> Activity
Bring together copies of the lines in the data below that contain the word "empty".

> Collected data
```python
def op_fold_vectors(W16: torch.Tensor, K: int, gamma, beta, b):
    N, ld = W16.shape
    cs = torch.empty(N, device=W16.device, dtype=torch.float32)
    b2 = torch.empty(N, device=W16.device, dtype=torch.float32)
    _lib.check(lib.mvlpt_op_fold_vectors(_TORCH2DT[W16.dtype], _ptr(W16), ld, _ptr(gamma), _ptr(beta), _ptr(b), _ptr(cs), _ptr(b2), N, K,
                                         _stream()), None, "op_fold_vectors")
    return cs, b2
# ... 77 lines not shown
```

Before: 19100 images/sec.

## Compute only CLS query row in last vision layer QKV and attention

In the last vision layer, where only the CLS token output is needed, the QKV projection is split in two. K and V are computed for all tokens, while Q is computed only for the B CLS rows, using a strided row-copy of the fold partials. A new single-query attention kernel writes CLS outputs directly into the compact buffer, which removes full-sequence Q projection and full attention for that layer along with one row-copy. It adds a small partial-copy kernel, an extra GEMM launch, and strided-output support in the STORE16 epilogue.

```diff
diff --git a/include/mvlpt_hip.h b/include/mvlpt_hip.h
--- a/include/mvlpt_hip.h
+++ b/include/mvlpt_hip.h
@@ -99,6 +99,9 @@
 int mvlpt_op_gemm_folded(int dtype, int epi, const void* A16, int a_split, const void* Bt, int ldb, int w8_exp, int M, int N, int K,
                          const float* colsum, const float* bias2, const float* part, int ntp, int nt, void* out, void* out2,
                          mvlpt_stream_t stream);
+int mvlpt_op_gemm_folded_ex(int dtype, int epi, const void* A16, int a_split, const void* Bt, int ldb, int w8_exp, int M, int N, int K,
+                            const float* colsum, const float* bias2, const float* part, int ntp, int nt, void* out, void* out2, int lda,
+                            int ldo, mvlpt_stream_t stream);
 int mvlpt_op_fold_weight(const void* W16, int ld, const float* gamma, void* Wg16, int ldg, float* colsum, int N, int K,
                          mvlpt_stream_t stream);
 int mvlpt_op_respk_pack(const float* x, void* hi, uint8_t* lo, float* part, int ntp, int rows, int d, mvlpt_stream_t stream);
@@ -123,6 +126,8 @@
                            mvlpt_stream_t stream);
 int mvlpt_op_attention_bwd(int dtype, const void* qkv, const void* out, const void* dout, const float* lse, float* delta,
                            void* dqkv, int N, int L, int H, int causal, mvlpt_stream_t stream);
+int mvlpt_op_attention_fwd_cls(int dtype, const void* qkv, void* out, int64_t out_ld, float* lse, int N, int L, int H, int generic,
+                               mvlpt_stream_t stream);
 int mvlpt_op_cast(int dtype, const float* in, void* out, int64_t n, mvlpt_stream_t stream);
 int mvlpt_op_assemble_prompts_grouped(const float* prefix, const float* suffix, const float* ctx, int n_ctx, const int32_t* layout,
                                       const float* pos, float* x, int G, int C, int L, int d, mvlpt_stream_t stream);
diff --git a/mvlpt_amd/_lib.py b/mvlpt_amd/_lib.py
--- a/mvlpt_amd/_lib.py
+++ b/mvlpt_amd/_lib.py
@@ -91,6 +91,8 @@
     "mvlpt_op_layernorm_bwd": (_i, [_i, _vp, _vp, _vp, _vp, _vp, _vp, _i, _i, _vp]),
     "mvlpt_op_attention_fwd": (_i, [_i, _vp, _vp, _vp, _i, _i, _i, _i, _vp]),
     "mvlpt_op_attention_bwd": (_i, [_i, _vp, _vp, _vp, _vp, _vp, _vp, _i, _i, _i, _i, _vp]),
+    "mvlpt_op_attention_fwd_cls": (_i, [_i, _vp, _vp, C.c_int64, _vp, _i, _i, _i, _i, _vp]),
+    "mvlpt_op_gemm_folded_ex": (_i, [_i, _i, _vp, _i, _vp, _i, _i, _i, _i, _i, _vp, _vp, _vp, _i, _i, _vp, _vp, _i, _i, _vp]),
     "mvlpt_op_cast": (_i, [_i, _vp, _vp, C.c_int64, _vp]),
     "mvlpt_op_assemble_prompts_grouped": (_i, [_vp, _vp, _vp, _i, _vp, _vp, _vp, _i, _i, _i, _i, _vp]),
     "mvlpt_op_gather_ctx_grad_grouped": (_i, [_vp, _vp, _i, _i, _i, _i, _i, _vp, _vp]),
diff --git a/mvlpt_amd/csrc/attention.hip b/mvlpt_amd/csrc/attention.hip
--- a/mvlpt_amd/csrc/attention.hip
+++ b/mvlpt_amd/csrc/attention.hip
@@ -503,6 +503,89 @@
   }
 }
 
+__device__ __forceinline__ float row8_sum_dpp(float v) {
+  v += __builtin_bit_cast(float, __builtin_amdgcn_update_dpp(0, __builtin_bit_cast(int, v), 0xB1, 0xF, 0xF, true));
+  v += __builtin_bit_cast(float, __builtin_amdgcn_update_dpp(0, __builtin_bit_cast(int, v), 0x4E, 0xF, 0xF, true));
+  v += __builtin_bit_cast(float, __builtin_amdgcn_update_dpp(0, __builtin_bit_cast(int, v), 0x141, 0xF, 0xF, true));
+  return v;
+}
+template <typename T>
+__global__ __launch_bounds__(256) void attn_fwd_cls_kernel(const T* __restrict__ qkv, T* __restrict__ out, size_t out_ld,
+                                                           float* __restrict__ lse, int N, int L, int H) {
+  using v8 = typename Vec<T>::v8;
+  const int lane = threadIdx.x & 63;
+  const int item = blockIdx.x * 4 + (threadIdx.x >> 6);
+  if (item >= N * H) return;
+  const int n = item / H, h = item - n * H, d = H * 64;
+  const size_t ld = (size_t)3 * d;
+  const int g = lane >> 3, c8 = (lane & 7) * 8;
+  const T* base = qkv + (size_t)n * L * ld + h * 64 + c8;
+  constexpr float SC = 0.125f * 1.4426950408889634f;
+  float q[8], acc[8];
+  {
+    const v8 qv = *(const v8*)base;
+#pragma unroll
+    for (int e = 0; e < 8; ++e) { q[e] = to_f32<T>(qv[e]) * SC; acc[e] = 0.f; }
+  }
+  float m = -INFINITY, l = 0.f;
+  constexpr int UB = 4;
+  for (int j0 = 0; j0 < L; j0 += 8 * UB) {
+    v8 kv[UB], vv[UB];
+#pragma unroll
+    for (int u = 0; u < UB; ++u) {
+      const int j = j0 + u * 8 + g;
+      const T* kp = base + (size_t)(j < L ? j : L - 1) * ld + d;
+      kv[u] = __builtin_nontemporal_load((const v8*)kp);
+      vv[u] = __builtin_nontemporal_load((const v8*)(kp + d));
+    }
+#pragma unroll
+    for (int u = 0; u < UB; ++u) {
+      const int j = j0 + u * 8 + g;
+      float sc = 0.f;
+#pragma unroll
+      for (int e = 0; e < 8; ++e) sc = fmaf(q[e], to_f32<T>(kv[u][e]), sc);
+      sc = row8_sum_dpp(sc);
+      if (j < L) {
+        const float mn = fmaxf(m, sc);
+        const float alpha = __builtin_amdgcn_exp2f(m - mn);
+        const float p = __builtin_amdgcn_exp2f(sc - mn);
+        m = mn;
+        l = fmaf(l, alpha, p);
+#pragma unroll
+        for (int e = 0; e < 8; ++e) acc[e] = fmaf(acc[e], alpha, p * to_f32<T>(vv[u][e]));
+      }
+    }
+  }
+  float mx = m;
+  mx = fmaxf(mx, __shfl_xor(mx, 8, 64)); mx = fmaxf(mx, __shfl_xor(mx, 16, 64)); mx = fmaxf(mx, __shfl_xor(mx, 32, 64));
+  const float w = __builtin_amdgcn_exp2f(m - mx);
+  l *= w;
+  l += __shfl_xor(l, 8, 64); l += __shfl_xor(l, 16, 64); l += __shfl_xor(l, 32, 64);
+  const float inv = 1.0f / l;
+  v8 o;
+#pragma unroll
+  for (int e = 0; e < 8; ++e) {
+    float a = acc[e] * w;
+    a += __shfl_xor(a, 8, 64); a += __shfl_xor(a, 16, 64); a += __shfl_xor(a, 32, 64);
+    o[e] = from_f32<T>(a * inv);
+  }
+  if (g == 0) {
+    *(v8*)(out + (size_t)n * out_ld + h * 64 + c8) = o;
+    if (lse && lane == 0) lse[((size_t)n * H + h) * L] = (mx + log2f(l)) * 0.6931471805599453f;
+  }
+}
+hipError_t launch_attn_fwd_cls(int dtype, const void* qkv, void* out, size_t out_ld, float* lse, int N, int L, int H, hipStream_t s,
+                               hipEvent_t ea, hipEvent_t eb) {
+  if (N <= 0 || L <= 0 || H <= 0 || out_ld < (size_t)H * 64 || (out_ld % 8) != 0) return hipErrorInvalidValue;
+  const int blocks = (int)(((long)N * H + 3) / 4);
+  if (dtype == DT_F16)
+    hipExtLaunchKernelGGL(attn_fwd_cls_kernel<f16>, dim3(blocks), dim3(256), 0, s, ea, eb, 0, (const f16*)qkv, (f16*)out, out_ld, lse, N, L, H);
+  else if (dtype == DT_BF16)
+    hipExtLaunchKernelGGL(attn_fwd_cls_kernel<bf16>, dim3(blocks), dim3(256), 0, s, ea, eb, 0, (const bf16*)qkv, (bf16*)out, out_ld, lse, N, L, H);
+  else return hipErrorInvalidValue;
+  return hipGetLastError();
+}
+
 template <typename T>
 __device__ __forceinline__ float cls_dot16(const float* g16, const typename Vec<T>::v8& a0, const typename Vec<T>::v8& a1) {
   float s = 0.f;
diff --git a/mvlpt_amd/csrc/engine.hip b/mvlpt_amd/csrc/engine.hip
--- a/mvlpt_amd/csrc/engine.hip
+++ b/mvlpt_amd/csrc/engine.hip
@@ -140,6 +140,7 @@
   float* xc32 = nullptr; void *ac16 = nullptr, *hc16 = nullptr, *gc16 = nullptr;
   bool v_cls_last = false; float *xcm32 = nullptr, *xco32 = nullptr, *dxc32 = nullptr, *dhc32 = nullptr;
   void *uc16 = nullptr, *duc16 = nullptr, *dxc16 = nullptr, *dOc16 = nullptr;
+  float* cpart = nullptr;
   int tC = 0, tL = 0, t_nctx = 0, t_per_class = 0; int32_t* eot_rows = nullptr; int32_t* ctx_pos = nullptr;
   int t_groups = 0, t_gC = 0;
   bool t_ranged = false; const int32_t *t_rlo = nullptr, *t_rstart = nullptr;
@@ -803,7 +804,8 @@
   const size_t X = exact ? 2 : 1;
   const size_t npatch = (size_t)B * G2;
   size_t need = tower_bytes(E->vis, B, Lv, save, exact) + align256(npatch * E->Kp * 2) + align256(npatch * dv * 4) +
-                7 * align256((size_t)B * dv * 4) + 4 * align256((size_t)B * dv * 2 * X) + 3 * align256((size_t)B * dv * 8 * X) + 4096;
+                7 * align256((size_t)B * dv * 4) + 4 * align256((size_t)B * dv * 2 * X) + 3 * align256((size_t)B * dv * 8 * X) +
+                align256((size_t)B * FOLD_NTP * 8) + 4096;
   E->vs.valid = false;
   HIPCHK(E, E->vis_ws.reserve(need));
   Bump bp; bp.base = (char*)E->vis_ws.p; bp.cap = E->vis_ws.cap;
@@ -818,6 +820,7 @@
   E->dxc32 = bp.take<float>((size_t)B * dv); E->dhc32 = bp.take<float>((size_t)B * dv);
   E->dxc16 = bp.take_bytes((size_t)B * dv * 2 * X); E->dOc16 = bp.take_bytes((size_t)B * dv * 2 * X);
   E->uc16 = bp.take_bytes((size_t)B * dv * 4 * 2); E->duc16 = bp.take_bytes((size_t)B * dv * 4 * 2 * X);
+  E->cpart = bp.take<float>((size_t)B * FOLD_NTP * 2);
   E->v_cls_last = false;
   carve_tower(bp, E->vis, E->vs, B, Lv, save, false, exact, split_kind(E));
   TowerState& st = E->vs;
@@ -892,19 +895,38 @@
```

> Solution to this exercise
    cs = torch.empty(N, device=W16.device, dtype=torch.float32)
    b2 = torch.empty(N, device=W16.device, dtype=torch.float32)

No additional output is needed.